* Assigned task
Track down every line below that holds "long" and copy it.

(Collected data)
+ + + + +

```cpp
extern "C" int ggnn_msg_transform_compact_f32(const float* h, const float* W, const int32_t* pair_node,
                                              const int64_t* type_row_off, float* Hc, void* ws, size_t ws_bytes, int V, int D,
                                              int T, int fmt, ggnn_stream_t stream) {
    GGNN_CHECK_ARG(V >= 0 && D > 0 && D % 4 == 0 && T > 0 && T <= kMaxTypesC, "bad sizes V=%d D=%d T=%d", V, D, T);
    GGNN_CHECK_ARG(fmt == 0 || fmt == GGNN_GRU_FMT_F16X2 || fmt == GGNN_GRU_FMT_BF16X3, "fmt %d is not a GGNN_GRU_FMT_* value", fmt);
    GGNN_CHECK_ARG(type_row_off, "null pointer");
    if (!ggnn_msg_transform_compact_supported(D))
        return fail(GGNN_E_UNSUPPORTED, "compacted message transform supports hidden sizes 32, 64, 100, 128, 192, 256 (got %d)", D);
    TypeRows tr;
    tr.T = T;
    tr.num_nodes = V;
    tr.tile_off[0] = 0;
    GGNN_CHECK_ARG(type_row_off[0] == 0, "type_row_off must start at 0");
    for (int t = 0; t < T; ++t) {
        GGNN_CHECK_ARG(type_row_off[t] <= type_row_off[t + 1] && type_row_off[t + 1] < (1LL << 31), "type_row_off not monotone");
        tr.row_off[t] = (int)type_row_off[t];
        tr.tile_off[t + 1] = tr.tile_off[t] + (int)((type_row_off[t + 1] - type_row_off[t] + 127) / 128);
    }
    tr.row_off[T] = (int)type_row_off[T];
    if (tr.row_off[T] == 0) return GGNN_OK;
    GGNN_CHECK_ARG(h && pair_node && Hc && ws, "null pointer");
    GGNN_CHECK_ARG(aligned16(h) && (!W || aligned16(W)) && aligned16(Hc) && aligned16(ws), "pointers must be 16-byte aligned");
    if (ws_bytes < ggnn_msg_transform_compact_workspace_bytes(D, T))
        return fail(GGNN_E_WORKSPACE, "compact transform workspace too small");
    hipStream_t st = (hipStream_t)stream;
    float* packed = static_cast<float*>(ws);
    if (gru_panel_supported(D)) return transform_panel_dispatch(h, W, pair_node, tr.row_off, T, V, D, packed, Hc, fmt, st);
    switch (D) {
        case 100: return launch_compact<100>(h, W, pair_node, tr, packed, Hc, fmt, st);
        case 64: return launch_compact<64>(h, W, pair_node, tr, packed, Hc, fmt, st);
        default: return launch_compact<32>(h, W, pair_node, tr, packed, Hc, fmt, st);
    }
}
```

gated-graph-neural-network-samples_amd/csrc/ggnn_propagate.hip:

```cpp
#include "ggnn_common.h"
#include <cstring>

static constexpr int kTileCounters = 1024;

extern "C" size_t ggnn_sparse_propagate_workspace_bytes(int V, int D, int T, int64_t compact_rows) {
    if (V < 0 || D <= 0 || T <= 0) return 0;
    const size_t vd = (size_t)V * D * sizeof(float);
    const size_t hrows = compact_rows >= 0 ? (size_t)(compact_rows > 0 ? compact_rows : 1) * D * sizeof(float)
                                           : (size_t)V * T * D * sizeof(float);
    return hrows + 3 * vd + ggnn_gru_workspace_bytes(V, D) + kTileCounters * sizeof(int32_t) + 6 * 256;
}

static inline char* bump(char*& p, size_t bytes) {
    char* r = p;
    p += (bytes + 255) / 256 * 256;
    return r;
}

struct RnnCell {
    const float* const* w;
    const float* const* b;
    const float* const* packed;
    int64_t M;
};

static int propagate(
        const RnnCell* rnn, const float* h0, int V, int D, int T,
        const int32_t* row_ptr, const int32_t* gather_row, const int32_t* pair_node, const int64_t* type_row_off,
        const float* nin, int use_avg,
        int num_layers, const int32_t* layer_timesteps, const int32_t* res_ptr, const int32_t* res_idx,
        const float* const* edge_w, const float* const* edge_packed, const float* const* edge_bias,
        const float* const* Wg, const float* const* bg, const float* const* Wc, const float* const* bc,
        const float* const* gru_packed, const int32_t* gru_fmt, const int32_t* edge_fmt, int act, int fuse_gather,
        float* const* layer_out, void* ws, size_t ws_bytes, const int32_t* slot_pair, const float* const* attn_factors,
        ggnn_stream_t stream) {
    GGNN_CHECK_ARG(V >= 0 && D > 0 && D % 4 == 0 && T > 0, "bad sizes V=%d D=%d T=%d", V, D, T);
    GGNN_CHECK_ARG(num_layers > 0 && layer_timesteps && res_ptr && layer_out, "bad layer description");
    GGNN_CHECK_ARG(edge_w || edge_packed, "edge weights missing");
    if (rnn) GGNN_CHECK_ARG(rnn->b && (rnn->packed || rnn->w) && rnn->M >= 0, "RNN weights missing");
    else GGNN_CHECK_ARG(bg && bc && (gru_packed || (Wg && Wc)), "GRU weights missing");
    const bool compact = pair_node != nullptr && type_row_off != nullptr;
    GGNN_CHECK_ARG(!rnn || compact, "the RNN cell runs on the compacted transform only (pair_node, type_row_off)");
    if (V == 0) return GGNN_OK;
    GGNN_CHECK_ARG(h0 && row_ptr && ws, "null pointer");
    GGNN_CHECK_ARG(!attn_factors || compact, "propagation attention needs the compacted transform (pair_node, type_row_off)");
    const int64_t rows = compact ? type_row_off[T] : -1;
    if (ws_bytes < ggnn_sparse_propagate_workspace_bytes(V, D, T, rows))
        return ggnn::fail(GGNN_E_WORKSPACE, "propagate workspace too small: %zu < %zu", ws_bytes,
                          ggnn_sparse_propagate_workspace_bytes(V, D, T, rows));
    const size_t vd = (size_t)V * D * sizeof(float);
    char* p = reinterpret_cast<char*>((reinterpret_cast<size_t>(ws) + 255) / 256 * 256);
    float* H = reinterpret_cast<float*>(bump(p, compact ? (size_t)(rows > 0 ? rows : 1) * D * sizeof(float)
                                                       : (size_t)V * T * D * sizeof(float)));
    float* incoming = reinterpret_cast<float*>(bump(p, vd));
    float* ping[2] = {reinterpret_cast<float*>(bump(p, vd)), nullptr};
    ping[1] = reinterpret_cast<float*>(bump(p, vd));
    int32_t* counters = reinterpret_cast<int32_t*>(bump(p, kTileCounters * sizeof(int32_t)));
    void* gru_ws = p;
    const size_t gru_ws_bytes = ggnn_gru_workspace_bytes(V, D);
    int step_no = 0;
    {
        int total_steps = 0;
        for (int l = 0; l < num_layers; ++l) total_steps += layer_timesteps[l] > 0 ? layer_timesteps[l] : 0;
        if (total_steps > kTileCounters) total_steps = kTileCounters;
        if (total_steps > 0) GGNN_CHECK_HIP(hipMemsetAsync(counters, 0, (size_t)total_steps * sizeof(int32_t), (hipStream_t)stream));
    }

    const float* states[64];
    GGNN_CHECK_ARG(num_layers < 63, "too many layers");
    states[0] = h0;
    for (int l = 0; l < num_layers; ++l) {
        const int nres = res_ptr[l + 1] - res_ptr[l];
        GGNN_CHECK_ARG(nres >= 0 && nres <= 6, "layer %d has %d residual inputs (max 6)", l, nres);
        const float* xs[7];
        for (int i = 0; i < nres; ++i) {
            const int src = res_idx[res_ptr[l] + i];
            GGNN_CHECK_ARG(src >= 0 && src <= l, "layer %d: residual index %d refers to a later layer", l, src);
            xs[i] = states[src];
        }
        xs[nres] = incoming;
        const int nx = nres + 1;
        GGNN_CHECK_ARG(layer_out[l], "layer_out[%d] is null", l);
        const float* cur = states[l];
        const int steps = layer_timesteps[l];
        const float* bias_l = edge_bias ? edge_bias[l] : nullptr;
        const bool packed_gru = !rnn && gru_packed && gru_packed[l] && ggnn_gru_is_fused(D) && nx <= 3;
        const int fmt_l = gru_fmt ? gru_fmt[l] : GGNN_GRU_FMT_BF16X3;
        const float* factors_l = attn_factors ? attn_factors[l] : nullptr;
        GGNN_CHECK_ARG(!attn_factors || factors_l, "attn_factors[%d] is null", l);
        const bool gather_in_gru = !rnn && !attn_factors && fuse_gather > 0 && nx <= fuse_gather && packed_gru && ggnn_gru_is_fused(D) == 1 && bias_l == nullptr &&
                                   (unsigned long long)V * T * D < (1ULL << 30);
        const bool panel_rnn = rnn && ggnn_rnn_panel_supported(D, nx);
        const bool gather_in_rnn = rnn && fuse_gather > 0 && nx <= fuse_gather && rnn->packed && rnn->packed[l] &&
                                   (panel_rnn || ggnn_rnn_fused_supported(D, nx)) && bias_l == nullptr &&
                                   (unsigned long long)V * D < (1ULL << 30) && (unsigned long long)(rows > 0 ? rows : 1) * D < (1ULL << 30);
        if (rnn) GGNN_CHECK_ARG(rnn->b[l] && (gather_in_rnn || (rnn->w && rnn->w[l])), "layer %d needs raw RNN weights (no fused cell for it)", l);
        for (int s = 0; s < steps; ++s) {
            int rc;
            if (compact) {
                const bool packed = edge_packed && edge_packed[l];
                rc = ggnn_msg_transform_compact_f32(cur, packed ? nullptr : edge_w[l], pair_node, type_row_off, H,
                                                    packed ? const_cast<float*>(edge_packed[l]) : gru_ws,
                                                    packed ? ggnn_msg_transform_compact_workspace_bytes(D, T) : gru_ws_bytes,
                                                    V, D, T, (packed && edge_fmt) ? edge_fmt[l] : GGNN_GRU_FMT_BF16X3, stream);
            } else {
                GGNN_CHECK_ARG(edge_w && edge_w[l], "dense transform needs raw edge weights");
                rc = ggnn_msg_transform_f32(cur, D, edge_w[l], H, V, D, T, stream);
            }
            if (rc) return rc;
            float* out = (s + 1 == steps) ? layer_out[l] : ping[s & 1];
            static const bool dyn_tiles = [] { const char* e = getenv("GGNN_DYN_TILES"); return !e || atoi(e) != 0; }();
            int32_t* counter = (dyn_tiles && step_no < kTileCounters) ? counters + step_no : nullptr;
            ++step_no;
            if (gather_in_rnn && panel_rnn) {
                rc = ggnn_rnn_panel_gather_f32(xs, nx, cur, rnn->packed[l], rnn->b[l], out, H, rows > 0 ? rows : 1, row_ptr, gather_row,
                                               rnn->M, nin, T, use_avg, nullptr, V, D, act, stream);
            } else if (gather_in_rnn) {
                rc = ggnn_rnn_packed_gather_f32(xs, nx, cur, rnn->packed[l], rnn->b[l], out, H, rows > 0 ? rows : 1, row_ptr, gather_row,
                                                rnn->M, nin, T, use_avg, nullptr, V, D, act, stream);
            } else if (rnn) {
                rc = ggnn_gather_segment_sum_f32(H, row_ptr, gather_row, nin, bias_l, use_avg, incoming, V, D, T, stream);
                if (rc) return rc;
                rc = ggnn_rnn_f32(xs, nx, cur, rnn->w[l], rnn->b[l], out, V, D, act, stream);
            } else if (gather_in_gru) {
                rc = ggnn_gru_packed_gather_f32(xs, nx, cur, gru_packed[l], bg[l], bc[l], out, H, row_ptr, gather_row, nin, T,
                                                use_avg, V, D, act, fmt_l, counter, stream);
            } else {
                rc = factors_l ? ggnn_gather_segment_sum_attn_compact_f32(H, cur, row_ptr, slot_pair, gather_row, factors_l, nin, bias_l,
                                                                          use_avg, incoming, V, D, T, stream)
                               : ggnn_gather_segment_sum_f32(H, row_ptr, gather_row, nin, bias_l, use_avg, incoming, V, D, T, stream);
                if (rc) return rc;
                if (packed_gru)
                    rc = ggnn_gru_packed_f32(xs, nx, cur, gru_packed[l], bg[l], bc[l], out, nullptr, nullptr, nullptr, V, D, act,
                                             fmt_l, counter, stream);
                else {
                    GGNN_CHECK_ARG(Wg && Wc && Wg[l] && Wc[l], "layer %d needs raw GRU weights (no packed images for it)", l);
                    rc = ggnn_gru_f32(xs, nx, cur, Wg[l], bg[l], Wc[l], bc[l], out, gru_ws, gru_ws_bytes, nullptr, nullptr,
                                      nullptr, V, D, act, stream);
                }
            }
            if (rc) return rc;
            cur = out;
        }
        if (steps == 0) {
            GGNN_CHECK_HIP(hipMemcpyAsync(layer_out[l], cur, vd, hipMemcpyDeviceToDevice, (hipStream_t)stream));
        }
// ... 53 lines not shown
```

+ + + + +

* Answer to the problem
                                   (unsigned long long)V * T * D < (1ULL << 30);
                                   (unsigned long long)V * D < (1ULL << 30) && (unsigned long long)(rows > 0 ? rows : 1) * D < (1ULL << 30);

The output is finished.